======== MATERIAL FOR THIS EXERCISE ========
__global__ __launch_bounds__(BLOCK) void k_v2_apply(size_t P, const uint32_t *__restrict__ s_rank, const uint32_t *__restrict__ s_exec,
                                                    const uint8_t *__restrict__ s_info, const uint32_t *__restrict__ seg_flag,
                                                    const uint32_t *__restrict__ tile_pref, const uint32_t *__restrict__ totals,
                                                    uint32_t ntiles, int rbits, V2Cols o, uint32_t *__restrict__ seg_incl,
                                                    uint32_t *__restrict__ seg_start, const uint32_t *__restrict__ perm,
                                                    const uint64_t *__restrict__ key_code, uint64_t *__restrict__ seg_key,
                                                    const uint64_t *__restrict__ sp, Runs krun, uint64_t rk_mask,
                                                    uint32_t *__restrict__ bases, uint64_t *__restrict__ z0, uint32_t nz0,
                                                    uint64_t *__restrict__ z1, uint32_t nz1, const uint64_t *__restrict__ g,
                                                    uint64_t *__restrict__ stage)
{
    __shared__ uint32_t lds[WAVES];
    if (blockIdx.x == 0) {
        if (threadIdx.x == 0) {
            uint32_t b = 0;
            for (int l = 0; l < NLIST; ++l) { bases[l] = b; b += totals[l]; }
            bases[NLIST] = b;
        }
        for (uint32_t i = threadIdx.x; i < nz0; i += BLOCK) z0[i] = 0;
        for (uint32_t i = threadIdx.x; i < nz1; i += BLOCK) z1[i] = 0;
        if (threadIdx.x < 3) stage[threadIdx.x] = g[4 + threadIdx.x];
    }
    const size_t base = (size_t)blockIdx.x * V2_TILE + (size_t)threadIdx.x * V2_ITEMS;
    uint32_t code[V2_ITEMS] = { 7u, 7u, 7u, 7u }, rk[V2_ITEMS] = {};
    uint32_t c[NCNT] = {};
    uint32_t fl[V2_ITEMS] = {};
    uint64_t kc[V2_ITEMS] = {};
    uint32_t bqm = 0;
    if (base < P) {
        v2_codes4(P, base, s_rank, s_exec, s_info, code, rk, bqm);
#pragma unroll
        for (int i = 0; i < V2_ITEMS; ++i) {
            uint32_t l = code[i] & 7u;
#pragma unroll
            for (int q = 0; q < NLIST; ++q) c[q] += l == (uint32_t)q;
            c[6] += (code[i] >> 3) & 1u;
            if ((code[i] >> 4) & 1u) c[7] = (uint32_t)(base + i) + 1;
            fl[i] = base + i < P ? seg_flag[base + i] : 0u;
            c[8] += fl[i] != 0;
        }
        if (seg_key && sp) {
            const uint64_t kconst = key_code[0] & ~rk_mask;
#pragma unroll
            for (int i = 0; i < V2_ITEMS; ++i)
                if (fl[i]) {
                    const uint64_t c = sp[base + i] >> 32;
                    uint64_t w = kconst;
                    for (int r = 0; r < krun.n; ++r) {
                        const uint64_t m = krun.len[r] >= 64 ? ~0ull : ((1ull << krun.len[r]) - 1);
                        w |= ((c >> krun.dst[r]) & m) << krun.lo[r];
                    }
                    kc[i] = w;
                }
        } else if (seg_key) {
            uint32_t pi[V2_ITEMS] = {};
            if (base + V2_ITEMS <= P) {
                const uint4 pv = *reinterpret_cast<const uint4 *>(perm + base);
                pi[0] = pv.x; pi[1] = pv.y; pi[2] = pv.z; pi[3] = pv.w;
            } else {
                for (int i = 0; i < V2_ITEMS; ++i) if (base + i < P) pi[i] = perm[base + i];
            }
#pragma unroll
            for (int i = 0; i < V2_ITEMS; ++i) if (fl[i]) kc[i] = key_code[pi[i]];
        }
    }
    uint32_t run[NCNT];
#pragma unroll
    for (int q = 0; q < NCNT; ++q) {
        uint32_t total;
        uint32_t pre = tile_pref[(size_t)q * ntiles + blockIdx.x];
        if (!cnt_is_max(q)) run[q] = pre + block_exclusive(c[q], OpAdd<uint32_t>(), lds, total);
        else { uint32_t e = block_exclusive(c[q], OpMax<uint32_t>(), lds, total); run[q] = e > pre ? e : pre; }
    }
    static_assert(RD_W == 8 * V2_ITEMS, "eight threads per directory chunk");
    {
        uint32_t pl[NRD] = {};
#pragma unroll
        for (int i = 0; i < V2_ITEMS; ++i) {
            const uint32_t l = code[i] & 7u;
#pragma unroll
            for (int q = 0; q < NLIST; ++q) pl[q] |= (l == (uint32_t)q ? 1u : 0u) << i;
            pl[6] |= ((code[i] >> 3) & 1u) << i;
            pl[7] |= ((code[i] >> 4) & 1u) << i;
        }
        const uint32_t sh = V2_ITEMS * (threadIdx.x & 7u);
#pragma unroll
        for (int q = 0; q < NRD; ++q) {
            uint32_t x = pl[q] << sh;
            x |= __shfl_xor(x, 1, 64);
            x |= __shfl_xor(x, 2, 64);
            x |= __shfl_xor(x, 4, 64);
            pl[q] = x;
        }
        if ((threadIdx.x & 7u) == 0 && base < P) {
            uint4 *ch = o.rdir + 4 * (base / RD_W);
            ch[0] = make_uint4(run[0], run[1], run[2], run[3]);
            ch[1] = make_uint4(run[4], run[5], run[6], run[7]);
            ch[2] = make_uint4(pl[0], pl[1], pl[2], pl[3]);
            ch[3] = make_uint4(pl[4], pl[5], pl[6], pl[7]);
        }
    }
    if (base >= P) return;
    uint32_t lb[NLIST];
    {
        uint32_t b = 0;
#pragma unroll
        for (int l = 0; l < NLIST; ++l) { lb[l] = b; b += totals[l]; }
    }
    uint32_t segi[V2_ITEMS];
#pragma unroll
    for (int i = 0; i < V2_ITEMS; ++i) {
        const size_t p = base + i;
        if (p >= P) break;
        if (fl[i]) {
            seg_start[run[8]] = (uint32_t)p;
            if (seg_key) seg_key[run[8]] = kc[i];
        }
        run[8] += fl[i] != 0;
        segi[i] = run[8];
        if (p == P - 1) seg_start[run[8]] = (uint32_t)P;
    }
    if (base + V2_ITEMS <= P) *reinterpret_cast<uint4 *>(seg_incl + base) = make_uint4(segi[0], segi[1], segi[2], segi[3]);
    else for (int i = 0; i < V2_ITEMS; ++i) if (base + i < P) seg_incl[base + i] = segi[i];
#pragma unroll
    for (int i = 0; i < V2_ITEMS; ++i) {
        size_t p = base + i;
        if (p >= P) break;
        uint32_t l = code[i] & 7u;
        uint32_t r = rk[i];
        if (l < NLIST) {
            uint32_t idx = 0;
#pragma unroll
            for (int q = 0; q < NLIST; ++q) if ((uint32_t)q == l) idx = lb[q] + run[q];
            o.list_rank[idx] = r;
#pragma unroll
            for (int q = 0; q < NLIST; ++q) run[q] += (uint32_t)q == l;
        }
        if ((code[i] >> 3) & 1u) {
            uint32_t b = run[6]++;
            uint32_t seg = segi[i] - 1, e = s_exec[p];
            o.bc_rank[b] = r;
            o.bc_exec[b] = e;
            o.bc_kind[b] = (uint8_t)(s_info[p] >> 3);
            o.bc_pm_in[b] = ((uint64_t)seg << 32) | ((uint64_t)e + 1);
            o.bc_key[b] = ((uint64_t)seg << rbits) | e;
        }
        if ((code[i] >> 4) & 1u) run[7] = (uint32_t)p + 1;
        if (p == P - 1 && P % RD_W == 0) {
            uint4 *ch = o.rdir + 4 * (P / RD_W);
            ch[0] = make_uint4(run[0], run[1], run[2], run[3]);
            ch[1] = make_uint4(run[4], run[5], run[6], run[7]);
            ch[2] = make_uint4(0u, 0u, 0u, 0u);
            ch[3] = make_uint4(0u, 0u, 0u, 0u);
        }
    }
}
========
### [WHAT THIS TASK INVOLVES]
Exactly as they stand above, write out all the entries again.

### [ANSWER TO THIS TASK]
__global__ __launch_bounds__(BLOCK) void k_v2_apply(size_t P, const uint32_t *__restrict__ s_rank, const uint32_t *__restrict__ s_exec,
                                                    const uint8_t *__restrict__ s_info, const uint32_t *__restrict__ seg_flag,
                                                    const uint32_t *__restrict__ tile_pref, const uint32_t *__restrict__ totals,
                                                    uint32_t ntiles, int rbits, V2Cols o, uint32_t *__restrict__ seg_incl,
                                                    uint32_t *__restrict__ seg_start, const uint32_t *__restrict__ perm,
                                                    const uint64_t *__restrict__ key_code, uint64_t *__restrict__ seg_key,
                                                    const uint64_t *__restrict__ sp, Runs krun, uint64_t rk_mask,
                                                    uint32_t *__restrict__ bases, uint64_t *__restrict__ z0, uint32_t nz0,
                                                    uint64_t *__restrict__ z1, uint32_t nz1, const uint64_t *__restrict__ g,
                                                    uint64_t *__restrict__ stage)
{
    __shared__ uint32_t lds[WAVES];
    if (blockIdx.x == 0) {
        if (threadIdx.x == 0) {
            uint32_t b = 0;
            for (int l = 0; l < NLIST; ++l) { bases[l] = b; b += totals[l]; }
            bases[NLIST] = b;
        }
        for (uint32_t i = threadIdx.x; i < nz0; i += BLOCK) z0[i] = 0;
        for (uint32_t i = threadIdx.x; i < nz1; i += BLOCK) z1[i] = 0;
        if (threadIdx.x < 3) stage[threadIdx.x] = g[4 + threadIdx.x];
    }
    const size_t base = (size_t)blockIdx.x * V2_TILE + (size_t)threadIdx.x * V2_ITEMS;
    uint32_t code[V2_ITEMS] = { 7u, 7u, 7u, 7u }, rk[V2_ITEMS] = {};
    uint32_t c[NCNT] = {};
    uint32_t fl[V2_ITEMS] = {};
    uint64_t kc[V2_ITEMS] = {};
    uint32_t bqm = 0;
    if (base < P) {
        v2_codes4(P, base, s_rank, s_exec, s_info, code, rk, bqm);
#pragma unroll
        for (int i = 0; i < V2_ITEMS; ++i) {
            uint32_t l = code[i] & 7u;
#pragma unroll
            for (int q = 0; q < NLIST; ++q) c[q] += l == (uint32_t)q;
            c[6] += (code[i] >> 3) & 1u;
            if ((code[i] >> 4) & 1u) c[7] = (uint32_t)(base + i) + 1;
            fl[i] = base + i < P ? seg_flag[base + i] : 0u;
            c[8] += fl[i] != 0;
        }
        if (seg_key && sp) {
            const uint64_t kconst = key_code[0] & ~rk_mask;
#pragma unroll
            for (int i = 0; i < V2_ITEMS; ++i)
                if (fl[i]) {
                    const uint64_t c = sp[base + i] >> 32;
                    uint64_t w = kconst;
                    for (int r = 0; r < krun.n; ++r) {
                        const uint64_t m = krun.len[r] >= 64 ? ~0ull : ((1ull << krun.len[r]) - 1);
                        w |= ((c >> krun.dst[r]) & m) << krun.lo[r];
                    }
                    kc[i] = w;
                }
        } else if (seg_key) {
            uint32_t pi[V2_ITEMS] = {};
            if (base + V2_ITEMS <= P) {
                const uint4 pv = *reinterpret_cast<const uint4 *>(perm + base);
                pi[0] = pv.x; pi[1] = pv.y; pi[2] = pv.z; pi[3] = pv.w;
            } else {
                for (int i = 0; i < V2_ITEMS; ++i) if (base + i < P) pi[i] = perm[base + i];
            }
#pragma unroll
            for (int i = 0; i < V2_ITEMS; ++i) if (fl[i]) kc[i] = key_code[pi[i]];
        }
    }
    uint32_t run[NCNT];
#pragma unroll
    for (int q = 0; q < NCNT; ++q) {
        uint32_t total;
        uint32_t pre = tile_pref[(size_t)q * ntiles + blockIdx.x];
        if (!cnt_is_max(q)) run[q] = pre + block_exclusive(c[q], OpAdd<uint32_t>(), lds, total);
        else { uint32_t e = block_exclusive(c[q], OpMax<uint32_t>(), lds, total); run[q] = e > pre ? e : pre; }
    }
    static_assert(RD_W == 8 * V2_ITEMS, "eight threads per directory chunk");
    {
        uint32_t pl[NRD] = {};
#pragma unroll
        for (int i = 0; i < V2_ITEMS; ++i) {
            const uint32_t l = code[i] & 7u;
#pragma unroll
            for (int q = 0; q < NLIST; ++q) pl[q] |= (l == (uint32_t)q ? 1u : 0u) << i;
            pl[6] |= ((code[i] >> 3) & 1u) << i;
            pl[7] |= ((code[i] >> 4) & 1u) << i;
        }
        const uint32_t sh = V2_ITEMS * (threadIdx.x & 7u);
#pragma unroll
        for (int q = 0; q < NRD; ++q) {
            uint32_t x = pl[q] << sh;
            x |= __shfl_xor(x, 1, 64);
            x |= __shfl_xor(x, 2, 64);
            x |= __shfl_xor(x, 4, 64);
            pl[q] = x;
        }
        if ((threadIdx.x & 7u) == 0 && base < P) {
            uint4 *ch = o.rdir + 4 * (base / RD_W);
            ch[0] = make_uint4(run[0], run[1], run[2], run[3]);
            ch[1] = make_uint4(run[4], run[5], run[6], run[7]);
            ch[2] = make_uint4(pl[0], pl[1], pl[2], pl[3]);
            ch[3] = make_uint4(pl[4], pl[5], pl[6], pl[7]);
        }
    }
    if (base >= P) return;
    uint32_t lb[NLIST];
    {
        uint32_t b = 0;
#pragma unroll
        for (int l = 0; l < NLIST; ++l) { lb[l] = b; b += totals[l]; }
    }
    uint32_t segi[V2_ITEMS];
#pragma unroll
    for (int i = 0; i < V2_ITEMS; ++i) {
        const size_t p = base + i;
        if (p >= P) break;
        if (fl[i]) {
            seg_start[run[8]] = (uint32_t)p;
            if (seg_key) seg_key[run[8]] = kc[i];
        }
        run[8] += fl[i] != 0;
        segi[i] = run[8];
        if (p == P - 1) seg_start[run[8]] = (uint32_t)P;
    }
    if (base + V2_ITEMS <= P) *reinterpret_cast<uint4 *>(seg_incl + base) = make_uint4(segi[0], segi[1], segi[2], segi[3]);
    else for (int i = 0; i < V2_ITEMS; ++i) if (base + i < P) seg_incl[base + i] = segi[i];
#pragma unroll
    for (int i = 0; i < V2_ITEMS; ++i) {
        size_t p = base + i;
        if (p >= P) break;
        uint32_t l = code[i] & 7u;
        uint32_t r = rk[i];
        if (l < NLIST) {
            uint32_t idx = 0;
#pragma unroll
            for (int q = 0; q < NLIST; ++q) if ((uint32_t)q == l) idx = lb[q] + run[q];
            o.list_rank[idx] = r;
#pragma unroll
            for (int q = 0; q < NLIST; ++q) run[q] += (uint32_t)q == l;
        }
        if ((code[i] >> 3) & 1u) {
            uint32_t b = run[6]++;
            uint32_t seg = segi[i] - 1, e = s_exec[p];
            o.bc_rank[b] = r;
            o.bc_exec[b] = e;
            o.bc_kind[b] = (uint8_t)(s_info[p] >> 3);
            o.bc_pm_in[b] = ((uint64_t)seg << 32) | ((uint64_t)e + 1);
            o.bc_key[b] = ((uint64_t)seg << rbits) | e;
        }
        if ((code[i] >> 4) & 1u) run[7] = (uint32_t)p + 1;
        if (p == P - 1 && P % RD_W == 0) {
            uint4 *ch = o.rdir + 4 * (P / RD_W);
            ch[0] = make_uint4(run[0], run[1], run[2], run[3]);
            ch[1] = make_uint4(run[4], run[5], run[6], run[7]);
            ch[2] = make_uint4(0u, 0u, 0u, 0u);
            ch[3] = make_uint4(0u, 0u, 0u, 0u);
        }
    }
}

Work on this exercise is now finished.